» Try it: Your job with the data below is to output exactly the lines from the one holding "float ln_eps, int" down to the one holding "bool in_tiled, int", both included, and no others.

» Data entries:
== Segment start ==

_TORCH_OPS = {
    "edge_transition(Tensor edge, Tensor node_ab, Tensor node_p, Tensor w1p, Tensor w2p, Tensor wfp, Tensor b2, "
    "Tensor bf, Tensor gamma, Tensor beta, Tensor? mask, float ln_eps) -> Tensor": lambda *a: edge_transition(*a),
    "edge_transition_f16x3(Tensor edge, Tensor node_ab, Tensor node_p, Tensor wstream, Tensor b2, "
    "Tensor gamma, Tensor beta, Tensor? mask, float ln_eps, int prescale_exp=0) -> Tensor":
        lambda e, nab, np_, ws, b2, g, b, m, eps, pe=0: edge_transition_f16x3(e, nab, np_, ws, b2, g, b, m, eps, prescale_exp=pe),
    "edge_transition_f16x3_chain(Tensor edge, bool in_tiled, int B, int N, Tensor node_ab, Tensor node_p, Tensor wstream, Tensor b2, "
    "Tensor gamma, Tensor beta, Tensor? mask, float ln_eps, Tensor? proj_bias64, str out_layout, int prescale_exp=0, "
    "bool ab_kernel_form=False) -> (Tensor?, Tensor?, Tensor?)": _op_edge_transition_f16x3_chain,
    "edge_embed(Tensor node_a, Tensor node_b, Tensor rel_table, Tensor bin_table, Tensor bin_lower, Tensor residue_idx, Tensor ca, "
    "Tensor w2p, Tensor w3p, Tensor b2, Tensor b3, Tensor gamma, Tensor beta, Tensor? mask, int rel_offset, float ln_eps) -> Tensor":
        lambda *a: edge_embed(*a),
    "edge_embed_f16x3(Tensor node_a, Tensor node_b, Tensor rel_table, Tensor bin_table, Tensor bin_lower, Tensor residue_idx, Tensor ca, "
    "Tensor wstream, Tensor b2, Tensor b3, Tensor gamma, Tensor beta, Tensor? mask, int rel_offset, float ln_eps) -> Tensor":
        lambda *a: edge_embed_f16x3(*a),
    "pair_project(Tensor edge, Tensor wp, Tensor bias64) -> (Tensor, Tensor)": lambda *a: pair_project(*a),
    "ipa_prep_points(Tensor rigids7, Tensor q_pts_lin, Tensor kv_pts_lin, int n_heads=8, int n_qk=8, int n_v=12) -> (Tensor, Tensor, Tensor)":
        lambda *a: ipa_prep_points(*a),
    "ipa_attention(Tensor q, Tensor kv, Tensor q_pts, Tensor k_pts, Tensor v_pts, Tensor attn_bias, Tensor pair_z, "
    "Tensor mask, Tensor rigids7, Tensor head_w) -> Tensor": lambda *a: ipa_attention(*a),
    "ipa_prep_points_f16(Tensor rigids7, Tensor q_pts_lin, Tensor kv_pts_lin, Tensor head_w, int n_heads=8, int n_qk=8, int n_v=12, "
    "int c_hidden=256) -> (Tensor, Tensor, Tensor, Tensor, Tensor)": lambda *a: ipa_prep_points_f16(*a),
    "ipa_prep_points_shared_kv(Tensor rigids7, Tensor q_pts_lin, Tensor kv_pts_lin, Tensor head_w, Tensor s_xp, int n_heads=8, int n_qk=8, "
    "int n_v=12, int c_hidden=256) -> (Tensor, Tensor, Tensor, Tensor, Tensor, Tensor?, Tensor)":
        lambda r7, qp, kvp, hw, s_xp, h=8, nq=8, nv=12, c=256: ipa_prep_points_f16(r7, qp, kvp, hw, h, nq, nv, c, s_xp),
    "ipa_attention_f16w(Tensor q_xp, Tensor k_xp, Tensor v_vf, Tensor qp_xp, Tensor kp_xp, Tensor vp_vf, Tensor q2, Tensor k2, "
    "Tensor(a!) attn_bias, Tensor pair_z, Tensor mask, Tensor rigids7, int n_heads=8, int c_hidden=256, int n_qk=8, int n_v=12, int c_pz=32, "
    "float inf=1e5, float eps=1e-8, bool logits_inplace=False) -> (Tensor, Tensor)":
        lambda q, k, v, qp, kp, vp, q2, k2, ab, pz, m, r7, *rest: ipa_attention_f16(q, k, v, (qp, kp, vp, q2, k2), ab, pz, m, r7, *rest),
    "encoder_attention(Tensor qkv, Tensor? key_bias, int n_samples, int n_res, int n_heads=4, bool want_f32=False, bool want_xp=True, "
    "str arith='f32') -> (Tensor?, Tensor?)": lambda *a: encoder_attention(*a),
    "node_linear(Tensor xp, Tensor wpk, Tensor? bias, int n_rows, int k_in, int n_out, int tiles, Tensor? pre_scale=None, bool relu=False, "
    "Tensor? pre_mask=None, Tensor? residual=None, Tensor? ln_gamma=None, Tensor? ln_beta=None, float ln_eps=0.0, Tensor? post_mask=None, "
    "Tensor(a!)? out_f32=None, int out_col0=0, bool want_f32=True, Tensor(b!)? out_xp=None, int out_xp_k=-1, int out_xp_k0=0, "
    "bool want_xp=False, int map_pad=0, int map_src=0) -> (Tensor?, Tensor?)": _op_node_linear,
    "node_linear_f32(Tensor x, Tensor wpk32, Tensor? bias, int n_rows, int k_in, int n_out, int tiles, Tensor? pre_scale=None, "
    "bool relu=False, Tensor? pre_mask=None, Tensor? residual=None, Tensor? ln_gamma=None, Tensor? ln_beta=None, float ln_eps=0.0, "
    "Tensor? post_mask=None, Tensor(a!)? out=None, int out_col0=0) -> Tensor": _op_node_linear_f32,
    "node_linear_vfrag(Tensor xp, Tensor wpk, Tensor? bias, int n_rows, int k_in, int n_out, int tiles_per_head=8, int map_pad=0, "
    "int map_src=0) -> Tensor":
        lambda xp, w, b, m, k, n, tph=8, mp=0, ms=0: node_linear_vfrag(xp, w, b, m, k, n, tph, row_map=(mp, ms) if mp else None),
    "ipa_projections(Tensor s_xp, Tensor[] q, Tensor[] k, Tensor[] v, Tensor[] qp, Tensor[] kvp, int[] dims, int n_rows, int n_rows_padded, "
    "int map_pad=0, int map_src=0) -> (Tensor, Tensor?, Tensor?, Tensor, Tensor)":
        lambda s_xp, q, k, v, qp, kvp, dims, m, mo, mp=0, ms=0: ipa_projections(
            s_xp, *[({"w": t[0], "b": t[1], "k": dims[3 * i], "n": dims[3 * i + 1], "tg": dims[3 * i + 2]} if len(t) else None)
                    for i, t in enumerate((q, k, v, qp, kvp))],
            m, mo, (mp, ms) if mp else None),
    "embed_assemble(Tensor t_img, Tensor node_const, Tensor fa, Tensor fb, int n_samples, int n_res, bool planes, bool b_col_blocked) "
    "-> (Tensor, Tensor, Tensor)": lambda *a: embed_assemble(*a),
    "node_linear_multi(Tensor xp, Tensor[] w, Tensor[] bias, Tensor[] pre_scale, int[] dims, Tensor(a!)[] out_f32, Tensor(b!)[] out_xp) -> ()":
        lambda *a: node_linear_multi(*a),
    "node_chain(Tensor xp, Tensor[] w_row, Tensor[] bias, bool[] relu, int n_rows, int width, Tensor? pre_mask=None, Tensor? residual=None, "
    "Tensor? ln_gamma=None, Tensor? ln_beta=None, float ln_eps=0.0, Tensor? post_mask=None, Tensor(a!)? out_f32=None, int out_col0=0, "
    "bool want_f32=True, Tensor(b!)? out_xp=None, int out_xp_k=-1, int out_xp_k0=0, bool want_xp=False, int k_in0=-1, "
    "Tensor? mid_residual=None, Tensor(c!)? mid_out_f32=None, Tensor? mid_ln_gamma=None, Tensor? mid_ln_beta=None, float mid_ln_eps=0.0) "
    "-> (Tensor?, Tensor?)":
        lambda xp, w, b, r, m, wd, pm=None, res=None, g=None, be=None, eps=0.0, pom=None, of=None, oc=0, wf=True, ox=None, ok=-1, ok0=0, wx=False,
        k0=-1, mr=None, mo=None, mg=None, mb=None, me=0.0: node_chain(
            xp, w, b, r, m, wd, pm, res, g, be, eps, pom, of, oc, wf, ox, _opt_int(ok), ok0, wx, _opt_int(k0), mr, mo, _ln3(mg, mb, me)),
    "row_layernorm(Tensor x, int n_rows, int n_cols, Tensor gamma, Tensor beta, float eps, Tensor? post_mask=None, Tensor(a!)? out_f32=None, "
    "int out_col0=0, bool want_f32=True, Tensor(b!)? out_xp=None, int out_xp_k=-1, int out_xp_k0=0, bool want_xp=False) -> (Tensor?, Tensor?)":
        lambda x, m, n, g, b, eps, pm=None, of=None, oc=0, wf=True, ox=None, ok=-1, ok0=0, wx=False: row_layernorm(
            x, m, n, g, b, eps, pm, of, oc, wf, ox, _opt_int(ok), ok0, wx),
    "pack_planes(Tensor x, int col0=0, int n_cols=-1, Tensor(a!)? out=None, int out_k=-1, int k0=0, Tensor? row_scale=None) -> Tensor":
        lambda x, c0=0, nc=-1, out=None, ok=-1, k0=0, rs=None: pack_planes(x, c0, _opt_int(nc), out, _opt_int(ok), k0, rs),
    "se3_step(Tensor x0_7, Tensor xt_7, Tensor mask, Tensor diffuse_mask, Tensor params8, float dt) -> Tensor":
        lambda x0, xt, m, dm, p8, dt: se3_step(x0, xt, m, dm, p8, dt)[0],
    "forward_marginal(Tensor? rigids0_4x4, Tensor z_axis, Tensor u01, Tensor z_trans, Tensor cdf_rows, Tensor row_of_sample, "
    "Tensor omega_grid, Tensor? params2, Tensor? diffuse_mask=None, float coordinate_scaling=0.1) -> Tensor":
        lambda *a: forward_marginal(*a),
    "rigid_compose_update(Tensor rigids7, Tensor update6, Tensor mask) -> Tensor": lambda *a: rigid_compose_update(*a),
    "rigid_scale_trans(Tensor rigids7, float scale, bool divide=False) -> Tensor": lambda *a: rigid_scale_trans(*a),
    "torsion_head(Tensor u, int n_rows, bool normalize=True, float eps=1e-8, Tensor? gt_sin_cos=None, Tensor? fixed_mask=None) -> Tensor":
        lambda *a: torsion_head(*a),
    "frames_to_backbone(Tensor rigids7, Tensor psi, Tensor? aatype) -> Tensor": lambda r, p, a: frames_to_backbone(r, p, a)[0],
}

== Segment end ==

» Output of the exercise:
    "Tensor gamma, Tensor beta, Tensor? mask, float ln_eps, int prescale_exp=0) -> Tensor":
        lambda e, nab, np_, ws, b2, g, b, m, eps, pe=0: edge_transition_f16x3(e, nab, np_, ws, b2, g, b, m, eps, prescale_exp=pe),
    "edge_transition_f16x3_chain(Tensor edge, bool in_tiled, int B, int N, Tensor node_ab, Tensor node_p, Tensor wstream, Tensor b2, "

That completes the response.